I am working through Stillwell's "Naive Lie Theory" and am completely stumped by the questions in this section. An example of one of the questions is
Show that the rotation that sends $1$ to $i$, $i$, to $-1$, and leaves $j,k$ fixed is the product of reflections in the hyperplanes orthogonal to $u_1=i$ and $u_2=(i-1)/\sqrt{2}$.
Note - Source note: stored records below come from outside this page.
__device__ __forceinline__ void solve_body(const McqBatch& B, const McqSet& IN, const int pb)
{
    const int tid = threadIdx.x;
    int n;
    double kbound, wveh;
    if (B.poison_lds) {
        for (int q = tid; q < SM_TOTAL; q += MCQ_NT) g_sm[q] = __longlong_as_double(-1LL);
        __syncthreads();
    }
    const long long t_kernel0 = TICK();
    const long long c_kernel0 = (long long)clock64();
    ctx_set_problem(B, IN, pb, n, kbound, wveh);
    const LCtx& c = G_CTX;
    ctx_set_solve(B, kbound);
    if (B.objective == MCQ_OBJ_SHORTEST_PATH) {
        if (*c.w.status != MCQ_OK) return;
    } else if (assemble_problem(c, wveh, nullptr, nullptr) != MCQ_OK) return;
    double* red = g_sm + SM_RED;
    const int nm = B.nmax;

    const gdouble* LO = VEC(c.w, nm, V_LO);
    const gdouble* HI = VEC(c.w, nm, V_HI);
    const gdouble* F = VEC(c.w, nm, V_F);
    gdouble* X = VEC(c.w, nm, V_X);
    gdouble* G = VEC(c.w, nm, V_G);
    gdouble* T0 = VEC(c.w, nm, V_T0);
    gdouble* T1 = VEC(c.w, nm, V_T1);
    gdouble* T2 = VEC(c.w, nm, V_T2);
    gdouble* T3 = VEC(c.w, nm, V_T3);
    gdouble* Q = VEC(c.w, nm, V_Q);
    gschar* ST = c.w.state;

    if (!c.direct) {
        gdouble* Fw = VEC(c.w, nm, V_F);
        tri_apply_Et(c, VEC(c.w, nm, V_KREF), Fw);
        EB_FOR {
            EB_INDEX
            double f[EB_E];
            EB_EACH f[u] = Fw[idx[u]];
            EB_EACH if (ok[u]) Fw[idx[u]] = f[u] * MCQ_F_SCALE;
        }
        __syncthreads();
    }
    problem_scales(c);
    const bool gi_only = B.algorithm == MCQ_ALG_GI && !c.direct && (B.gi != nullptr || B.gis != nullptr);

    int ipm_iters = 0, as_iters = 0, nact_kappa = 0;
    double kkt = 0.0;
    const bool small = n <= IPB_E * MCQ_NT;
    bool warm_done = false;
    if (IN.warm && small && !gi_only) {
        const gschar* WS = (const gschar*)(IN.warm + (size_t)pb * nm);
        for (int i = tid; i < n; i += MCQ_NT)
            if (ST[i] == 0) { const signed char s = WS[i]; ST[i] = (s == 1 || s == -1) ? s : (signed char)0; }
        __syncthreads();
        const int capw = B.max_as_iter < MCQ_WARM_ROUNDS ? B.max_as_iter : MCQ_WARM_ROUNDS;
        const int sw = active_set(c, false, false, capw, 0, kappa_mem_lds(c));
        as_iters = c.out_iters;
        kkt = c.out_kkt;
        if (sw == MCQ_OK) warm_done = true;
        else {
            c.second_attempt = 2;
            for (int i = tid; i < n; i += MCQ_NT) {
                ST[i] = !(HI[i] - LO[i] > 1e-12) ? 2 : 0;
                X[i] = 0.5 * (LO[i] + HI[i]);
            }
            __syncthreads();
            gradient(c, X, nullptr, T0, G);
        }
    }
    const int as_warm = warm_done ? 0 : as_iters;
    int status = MCQ_OK;
    const long long t_ipm0 = TICK();
    if (gi_only) status = MCQ_ITER_CAP;
    else if (!warm_done) {
        status = small ? ipm_box(c, MCQ_IPM_TOL, false) : ipm(c, false);
        ipm_iters = c.out_iters;
        __syncthreads();
    }
    if (tid == 0) c.tk[4] = TICK() - t_ipm0;
    const long long t_as0 = TICK();
    if (warm_done) {
    } else if (status == MCQ_OK && small) {
        gdouble* XS = VEC(c.w, nm, V_TL);
        EB_FOR {
            EB_INDEX
            double x[EB_E];
            EB_EACH x[u] = X[idx[u]];
            EB_EACH if (ok[u]) XS[idx[u]] = x[u];
        }
        const int cap1 = B.max_as_iter < 6 ? B.max_as_iter : 6;
        status = active_set(c, false, ipm_iters >= 1 && c.last_step >= 0.9, cap1, 1, kappa_mem_lds(c));
        as_iters = c.out_iters;
        kkt = c.out_kkt;
        if (status == MCQ_ITER_CAP && B.max_as_iter > cap1) {
            c.second_attempt |= 1;
            for (int i = tid; i < n; i += MCQ_NT) X[i] = XS[i];
            __syncthreads();
            status = ipm_box(c, 1e-13, true);
            ipm_iters += c.out_iters;
            __syncthreads();
            if (status == MCQ_OK) {
                status = active_set(c, false, false, B.max_as_iter, 1, kappa_mem_lds(c));
                as_iters += c.out_iters;
                kkt = c.out_kkt;
            }
        }
    } else if (status == MCQ_OK) {
        status = active_set(c, false, ipm_iters >= 1 && c.last_step >= 0.9, B.max_as_iter, 1, kappa_mem_lds(c));
        as_iters = c.out_iters;
        kkt = c.out_kkt;
    }
    if (c.direct && status == MCQ_ITER_CAP) {
        status = active_set(c, false, false, 8 * n + 200, 0, kappa_mem_lds(c));
        as_iters += c.out_iters;
        kkt = c.out_kkt;
        if (tid == 0) c.second_attempt |= 4;
    }
    as_iters += as_warm;
    if (tid == 0) c.tk[5] = TICK() - t_as0;
    const long long t_epi0 = TICK();

    EB_FOR {
        EB_INDEX
        double x[EB_E], lo[EB_E], hi[EB_E];
        EB_EACH { const int i = idx[u]; x[u] = X[i]; lo[u] = LO[i]; hi[u] = HI[i]; }
        EB_EACH if (ok[u]) X[idx[u]] = fmin(fmax(x[u], lo[u]), hi[u]);
    }
    __syncthreads();
    double km = 0.0;
    bool dd_valid = false;
    if (!c.direct) {
        tri_apply_E(c, X, VEC(c.w, nm, V_KREF), 1.0, T0, VEC(c.w, nm, V_TL), VEC(c.w, nm, V_TU));
        dd_valid = true;
        EB_FOR {
            EB_INDEX
            double t0[EB_E];
            EB_EACH t0[u] = T0[idx[u]];
            EB_EACH if (ok[u]) km = fmax(km, fabs(t0[u]));
        }
        km = block_reduce_(km, 2, red);
    }

    if (status == MCQ_OK && B.check_kappa && !c.direct && km > kbound * (1.0 + 1e-9)) {
        dd_valid = false;
        status = ipm(c, true);
        ipm_iters += c.out_iters;
        __syncthreads();
        if (status == MCQ_OK) {
            status = active_set(c, true, false, B.max_as_iter, 1, kappa_mem_lds(c));
            as_iters += c.out_iters;
            kkt = c.out_kkt;
            nact_kappa = c.out_nk;
            if (status == MCQ_KAPPA_ACTIVE && B.kbig && B.kbig_slots > 0) {
                const int slot = claim_slot(B.slot_flags, B.kbig_slots, false);
                if (slot >= 0) {
                    status = active_set(c, true, false, B.max_as_iter, 0, kappa_mem_slot(B.kbig + (size_t)slot * MCQ_KBIG_SLOT));
                    as_iters += c.out_iters;
                    kkt = c.out_kkt;
                    nact_kappa = c.out_nk;
                    release_slot(B.slot_flags, slot);
                } else status = MCQ_KAPPA_NO_SLOT;
            }
        }
        for (int i = tid; i < n; i += MCQ_NT) X[i] = fmin(fmax(X[i], LO[i]), HI[i]);
        __syncthreads();
        tri_apply_E(c, X, VEC(c.w, nm, V_KREF), 1.0, T0);
        double k2 = 0.0;
        for (int i = tid; i < n; i += MCQ_NT) k2 = fmax(k2, fabs(T0[i]));
        km = block_reduce_(k2, 2, red);
        if (status == MCQ_OK && km > kbound * (1.0 + 1e-8)) status = MCQ_KAPPA_ACTIVE;
    } else if (status == MCQ_OK && !B.check_kappa && !c.direct && km > kbound * (1.0 + 1e-9)) {
        status = MCQ_KAPPA_ACTIVE;
    }

    int gi_iters = 0;
    if (!c.direct && (B.gi || B.gis) && gi_eligible(status, B.check_kappa)) {
        status = gi_rescue(c, B, B.check_kappa != 0, status, as_iters, nact_kappa, kkt, km, gi_iters);
        dd_valid = true;
    }
    McqOutcome r;
    r.status = status; r.ipm_iters = ipm_iters; r.as_iters = as_iters; r.nact_kappa = nact_kappa; r.gi_iters = gi_iters;
    r.kkt = kkt; r.km = km; r.dd_valid = dd_valid;
    r.t_kernel0 = t_kernel0; r.c_kernel0 = c_kernel0; r.t_epi0 = t_epi0;
    write_outputs(c, r);
}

For the understanding of this issue, forget $j$ and $k$. This property can be explained by considering only the plane generated by $1$ and $i$, i.e., a copy of the complex plane, identifiable with $\mathbb{R^2}$. The rotation you mention is a $+\pi/2$ rotation that in fact can be written as the composition of 2 symmetries: the symmetry with respect to x-axis and the symmetry with respect to the axis with equation $y=x$ (it is a classical result that the composition of 2 symmetries with respect to axes making an angle $\theta$ is a rotation with angle $2 \theta$).
Edit: to make things clearer about the second symmetry. $(1-i)/\sqrt{2} \in \mathbb{C}$ corresponds to $(1/\sqrt{2},-1/\sqrt{2}) \in \mathbb{R}^2$ which is the unit normal vector to "hyperplane" with equation $(x/\sqrt{2}-y/\sqrt{2}=0$, i.e., $x=y$.